Note that by converting all variables, both abiotic and biotic, to one or more Boolean variables we can, using the Naive Bayes approximation, compare the contributions of any variables to the presence of any given species. Thus, we may, for example, consider if the presence of a given prey species for a predator is associated with a greater score than a given annual temperature range. A high score for a given variable, X _i, indicates that the variable discriminates well between presence and no presence of the target species. However, it does not tell us “why” it has a high score. Such a high score may be consistent with current knowledge; for example, a high score associated with a known prey species of a given predator; or it may be indicative of a potential interaction, for example, a prey species that has not been observed as such. This latter is purely an inference, however, and must be confirmed by a suitable experiment.

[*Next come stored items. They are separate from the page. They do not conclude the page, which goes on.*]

+            const size_t o = (size_t)(oy0 + oy) * Nc8 + (ox0 + ox);
+            b0[o] = lo;
+            b1[o] = hi;
+        }
+    }
+}
+
+template <int HLEN, int NV, int W, bool SPEC, bool FL3>
+__device__ __forceinline__ void casc_fwd_body(const float* in, CascBands b, int Nr, int Nc, int VL, float* __restrict__ trash, CascMap cm, TapsLH f)
 {
     using G = CascGeom<HLEN>;
     constexpr int C = G::C, NB1 = G::NB1, NB2 = G::NB2, NBT = G::NBT, WIN1 = G::WIN1, WIN2 = G::WIN2;
@@ -259,6 +371,10 @@
     CASC_TRACE(1);
     static_for<NV>([&](auto K) { asm_drain1(v[decltype(K)::value]); });
     CASC_TRACE(2);
+    auto store_l2 = [&](unsigned voff, float a, float h, float vv, float d, lanemask_t m) __attribute__((always_inline)) {
+        if constexpr (FL3) asm_store4_sm_wt0(b.A2, b.H2, b.V2, b.D2, voff, a, h, vv, d, m);
+        else asm_store4_sm(b.A2, b.H2, b.V2, b.D2, voff, a, h, vv, d, m);
+    };
     auto a1_row = [&](auto A, int sb) {
             constexpr int a = decltype(A)::value;
             constexpr int u = a % (HLEN / 2);
@@ -325,12 +441,15 @@
                     vd2 = pk_fma(splat(ring2[s].y), t, vd2);
                 });
                 const bool own = (unsigned)(n - (HLEN - 1)) < (unsigned)(2 * rows2);
-                asm_store4_sm(b.A2, b.H2, b.V2, b.D2, off2 + s2off, ah2.x, ah2.y, vd2.x, vd2.y, own ? vmask : 0ull);
+                store_l2(off2 + s2off, ah2.x, ah2.y, vd2.x, vd2.y, own ? vmask : 0ull);
                 s2off += own ? (unsigned)Nc4 * 4u : 0u;
             }
     };
     auto epilogue = [&]() __attribute__((always_inline)) {
         CASC_TRACE(5);
+        if constexpr (FL3) {
+            casc_fl3_finish<HLEN, W>(lds_raw);
+        }
 #ifdef PDWT_CASC_TRACE
         asm volatile("s_waitcnt vmcnt(0)" ::: "memory");
 #endif
@@ -433,7 +552,7 @@
                             vd2 = pk_fma_vbcast<1, j == 0>(ring2[s], t, vd2);
                         });
                     }
-                    asm_store4_sm(b.A2, b.H2, b.V2, b.D2, off2 + s2off, ah2.x, ah2.y, vd2.x, vd2.y, vmask);
+                    store_l2(off2 + s2off, ah2.x, ah2.y, vd2.x, vd2.y, vmask);
                     s2off += (unsigned)Nc4 * 4u;
                 }
                 if constexpr (n == HLEN / 2 - 1 || n == HLEN - 1) asm volatile("s_waitcnt lgkmcnt(0)\n\ts_barrier" ::: "memory");
@@ -479,6 +598,20 @@
     static_for<NV>([&](auto K) { asm_drain1(v[decltype(K)::value]); });
     epilogue();
     }
+}
+
+template <int HLEN, int NV, int W, bool SPEC = false>
+__global__ __launch_bounds__(W == 1 ? 256 : 64 * W) void k_fwd2d_casc(const float* in, CascBands b, int Nr, int Nc, int VL,
+                                                                       float* __restrict__ trash, CascMap cm, TapsLH f)
+{
+    casc_fwd_body<HLEN, NV, W, SPEC, false>(in, b, Nr, Nc, VL, trash, cm, f);
+}
+template <int HLEN, int NV, int W, bool SPEC = false>
+__global__ __launch_bounds__(64 * W) void k_fwd2d_casc_l3(const float* in, CascBands b, int Nr, int Nc, int VL, float* __restrict__ trash, CascMap cm,
+                                                          TapsLH f, CascFl3 fl)
+{
+    (void)fl;
+    casc_fwd_body<HLEN, NV, W, SPEC, true>(in, b, Nr, Nc, VL, trash, cm, f);
 }
 
 template <int HLEN, int PFD>
@@ -751,8 +884,33 @@
 
 static bool casc_enabled() { return knob(KN_CASC) == 1; }
 
+constexpr int kFl3MaxTiles = 16384;
+static std::mutex g_fl3_mu;
+static unsigned* g_fl3_cnt[64] = {};
+unsigned* casc_fl3_counters()
+{
+    int dev = 0;
+    if (hipGetDevice(&dev) != hipSuccess || dev < 0 || dev >= 64) return nullptr;
+    std::lock_guard<std::mutex> lk(g_fl3_mu);
+    if (!g_fl3_cnt[dev]) {
+        hipStreamCaptureStatus cs = hipStreamCaptureStatusNone;
+        if (hipStreamIsCapturing(stream(), &cs) != hipSuccess || cs != hipStreamCaptureStatusNone) {
+            (void)hipGetLastError();
+            return nullptr;
+        }
+        if (hipMalloc(&g_fl3_cnt[dev], kFl3MaxTiles * sizeof(unsigned)) != hipSuccess) g_fl3_cnt[dev] = nullptr;
+        else if (hipMemsetAsync(g_fl3_cnt[dev], 0, kFl3MaxTiles * sizeof(unsigned), stream()) != hipSuccess) {
+            (void)hipFree(g_fl3_cnt[dev]);
+            g_fl3_cnt[dev] = nullptr;
+        }
+        if (!g_fl3_cnt[dev]) (void)hipGetLastError();
+    }
+    return g_fl3_cnt[dev];
+}
+
 template <int HLEN>
-static int launch_fwd_casc(const float* in, const CascBands& b, float* trash, int nr, int nc, const Taps2<float>& f2, const CascBatchF* d_tbl, int nimg)
+static int launch_fwd_casc(const float* in, const CascBands& b, float* trash, int nr, int nc, const Taps2<float>& f2, const CascBatchF* d_tbl, int nimg,
+                           const CascL3Out* b3, bool* folded)
 {
     TapsLH f;
     for (int k = 0; k < PDWT_MAX_FILTER_WIDTH; k++) f.t[k] = v2f{f2.a[k], f2.b[k]};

Another advantage of the Naïve Bayes approximation is that it allows for a simple evaluation of the impact of variable aggregation. For instance, it is possible to determine the relative contribution as niche variables of bats versus rodents, or biotic versus abiotic variables as a whole. The overall contribution of a group of variables depends on both the predictability inherent in each factor and the number of factors in the group. The platform uses fivefold cross‐validation to generate model evaluation metrics. We use recall/sensitivity2 as the principle performance measure.

Often the Naïve Bayes approximation is itself naively criticized due to its independence assumption. However, it remains as one of the most universally used (across multiple problem areas) machine learning algorithms. Despite its simplicity and its apparently strong assumption of independence between variables, it has proved to be a very robust classifier, even in problems, such as text analysis, where it is known that there are strong correlations between features. Indeed, the NBA can be very competitive with respect to many other seemingly more advanced techniques in terms of performance, say, considering the area under the ROC curve (Zhang & Su, 2008). There have been several papers explaining why it works so well, and this has been analyzed in detail recently, where it was shown that it is inevitable that the signed deviations from independence can largely cancel out between different feature combinations thus leading to the robust performance of the algorithm as being an emergent property (Stephens, Huerta, et al., 2017).

In summary, SPECIES allows for the construction of species distribution models using both biotic and abiotic drivers of arbitrary spatial resolution, which can be compared both in terms of their magnitude and sign. However, the precise ecological interpretation of the contribution of a given niche variable requires further knowledge. This is the case for both abiotic and biotic drivers.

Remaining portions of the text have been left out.